时析回眸,温和了几分的眉眼顿时一僵,带着几分讶然:“爹?”

时父像是什么都没有发现,自顾坐下后抬眼看了看他:“准备睡下了?”

时析整了整因为刚才动作有些凌乱的衣裳,驱着轮椅到时父身边:“爹这么晚寻我,是有事?”

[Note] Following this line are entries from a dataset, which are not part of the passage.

def load_library(path=None):
    global _lib
    if _lib is not None and path is None:
        return _lib
    path = path or HIP_LIB_PATH
    if not os.path.exists(path):
        raise FileNotFoundError(
            f"{path} not found: build it with `python -c 'import __graft_entry__ as g; g.build()'` "
            "(there is no CPU fallback for the solve path)")
    lib = C.CDLL(path, mode=C.RTLD_GLOBAL)
    i32p, f64p, vp = C.POINTER(C.c_int32), C.POINTER(C.c_double), C.c_void_p
    lib.nkp_default_options.argtypes = [C.POINTER(NkpOptions)]
    lib.nkp_device_count.restype = C.c_int
    lib.nkp_create.argtypes = [C.POINTER(vp), C.POINTER(NkpOptions), C.c_int64, C.c_int64, i32p, i32p, f64p, i32p, C.c_int64, C.c_int]
    lib.nkp_create64.argtypes = [C.POINTER(vp), C.POINTER(NkpOptions), C.c_int64, C.POINTER(C.c_int64), i32p, f64p, i32p, C.c_int64, C.c_int]
    lib.nkp_solve.argtypes = [vp, f64p, C.c_int, C.c_int64, f64p, C.POINTER(C.c_int), f64p]
    lib.nkp_solve_device.argtypes = [vp, vp, vp, C.c_int, f64p, C.POINTER(C.c_int), f64p]
    lib.nkp_solve_batch_device.argtypes = [vp, C.c_int, vp, vp, C.c_int64, f64p, C.POINTER(C.c_int), f64p]
    lib.nkp_spmv.argtypes = [vp, f64p, f64p]
    lib.nkp_spmv_device.argtypes = [vp, vp, vp]
    lib.nkp_precond_apply.argtypes = [vp, f64p, f64p]
    lib.nkp_multi_dot.argtypes = [vp, f64p, C.c_int64, C.c_int, f64p, f64p]
    lib.nkp_time_kernel.argtypes = [vp, C.c_int, C.c_int, C.c_int, f64p]
    lib.nkp_get_int.argtypes = [vp, C.c_char_p]
    lib.nkp_get_int.restype = C.c_int64
    lib.nkp_ml_level_array.argtypes = [vp, C.c_int, C.c_char_p, vp, C.c_int64]
    lib.nkp_ml_level_array.restype = C.c_int64
    lib.nkp_matrix_array.argtypes = [vp, C.c_char_p, vp, C.c_int64]
    lib.nkp_matrix_array.restype = C.c_int64
    lib.nkp_set_stream.argtypes = [vp, vp]
    lib.nkp_destroy.argtypes = [vp]
    lib.nkp_destroy.restype = None
    lib.nkp_last_error.restype = C.c_char_p
    lib.nkp_comm_unique_id.argtypes = [vp]
    lib.nkp_comm_rccl_init.argtypes = [C.POINTER(NkpCommOps), vp, C.c_int, C.c_int]
    lib.nkp_comm_rccl_free.argtypes = [C.POINTER(NkpCommOps)]
    lib.nkp_comm_rccl_free.restype = None
    lib.nkp_create_dist.argtypes = [C.POINTER(vp), C.POINTER(NkpOptions), C.c_int64, C.c_int64, C.c_int64, C.c_int64,
                                    i32p, i32p, f64p, i32p, C.c_int64, C.c_int, C.POINTER(NkpCommOps)]
    lib.nkp_set_device.argtypes = [C.c_int]
    lib.nkp_gather_root.argtypes = [vp, f64p, f64p]
    lib.nkp_clone.argtypes = [vp, C.POINTER(vp)]
    lib.nkp_transpose.argtypes = [vp, C.POINTER(vp)]
    lib.nkp_transpose_dist.argtypes = [vp, C.POINTER(vp)]
    lib.nkp_value_gradient.argtypes = [vp, C.c_int, f64p, f64p, C.c_int64, C.c_double, C.c_int, f64p]
    lib.nkp_value_gradient_device.argtypes = [vp, C.c_int, vp, vp, C.c_int64, C.c_double, C.c_int, vp]
    lib.nkp_values_product.argtypes = [vp, C.c_int, f64p, f64p, C.c_int64, C.c_double, C.c_int, f64p, C.c_int64]
    lib.nkp_values_product_device.argtypes = [vp, C.c_int, vp, vp, C.c_int64, C.c_double, C.c_int, vp, C.c_int64]
    lib.nkp_solve_tangent_device.argtypes = [vp, C.c_int, vp, vp, C.c_int64, vp, vp, C.c_int64, f64p, C.POINTER(C.c_int), f64p]
    lib.nkp_refactor.argtypes = [vp, f64p, C.c_int]
    lib.nkp_refactor_device.argtypes = [vp, vp, C.c_int]
    lib.nkp_refactor_dist.argtypes = [vp, f64p, C.c_int]
    lib.nkp_refactor_dist_device.argtypes = [vp, vp, C.c_int]
    lib.nkp_dist_plan_host.argtypes = [C.c_int64, C.c_int64, i32p, i32p, C.c_int, C.c_int, C.POINTER(C.c_int64), i32p, i32p,
                                       C.POINTER(C.c_int64), i32p]
    lib.nkp_ml_plan_host.argtypes = [C.c_int64, i32p, i32p, f64p, i32p, C.c_int64, i32p, i32p, C.c_int, C.c_int, C.c_int, C.c_int64,
                                     C.POINTER(C.c_int), C.POINTER(C.c_int64), i32p, i32p]
    if path == HIP_LIB_PATH:
        _lib = lib
    return lib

时父挑了挑眉,独自斟了杯茶饮下,才缓缓道:“你娘……应该是明日便到了吧?”

时析敛眉露出几分笑意:“照之前的信,应该是明日午时之前便能到。”

时父顿了顿,侧目看他:“你常年不在家中,如今又过了及冠之年,你娘定然是早就对你的亲事上了心。”

时析面色顿时一僵:“爹……”

时父看着他,目光灼灼:“嗯?”

“……”时析合了合眼,最终叹道:“儿子如今只是个身有残缺的无用之人,不必为此耽搁别家姑娘。况且……儿子并无成亲的打算。”

时父晃了晃茶杯,笑意深沉:“当真只是没有打算?”

时析顿了顿:“爹……有话说?”

时父盯着他许久,终是叹息一声:“纵然你自小未长在家中,我也到底是你爹。你想什么,做什么,我当真会不懂么?”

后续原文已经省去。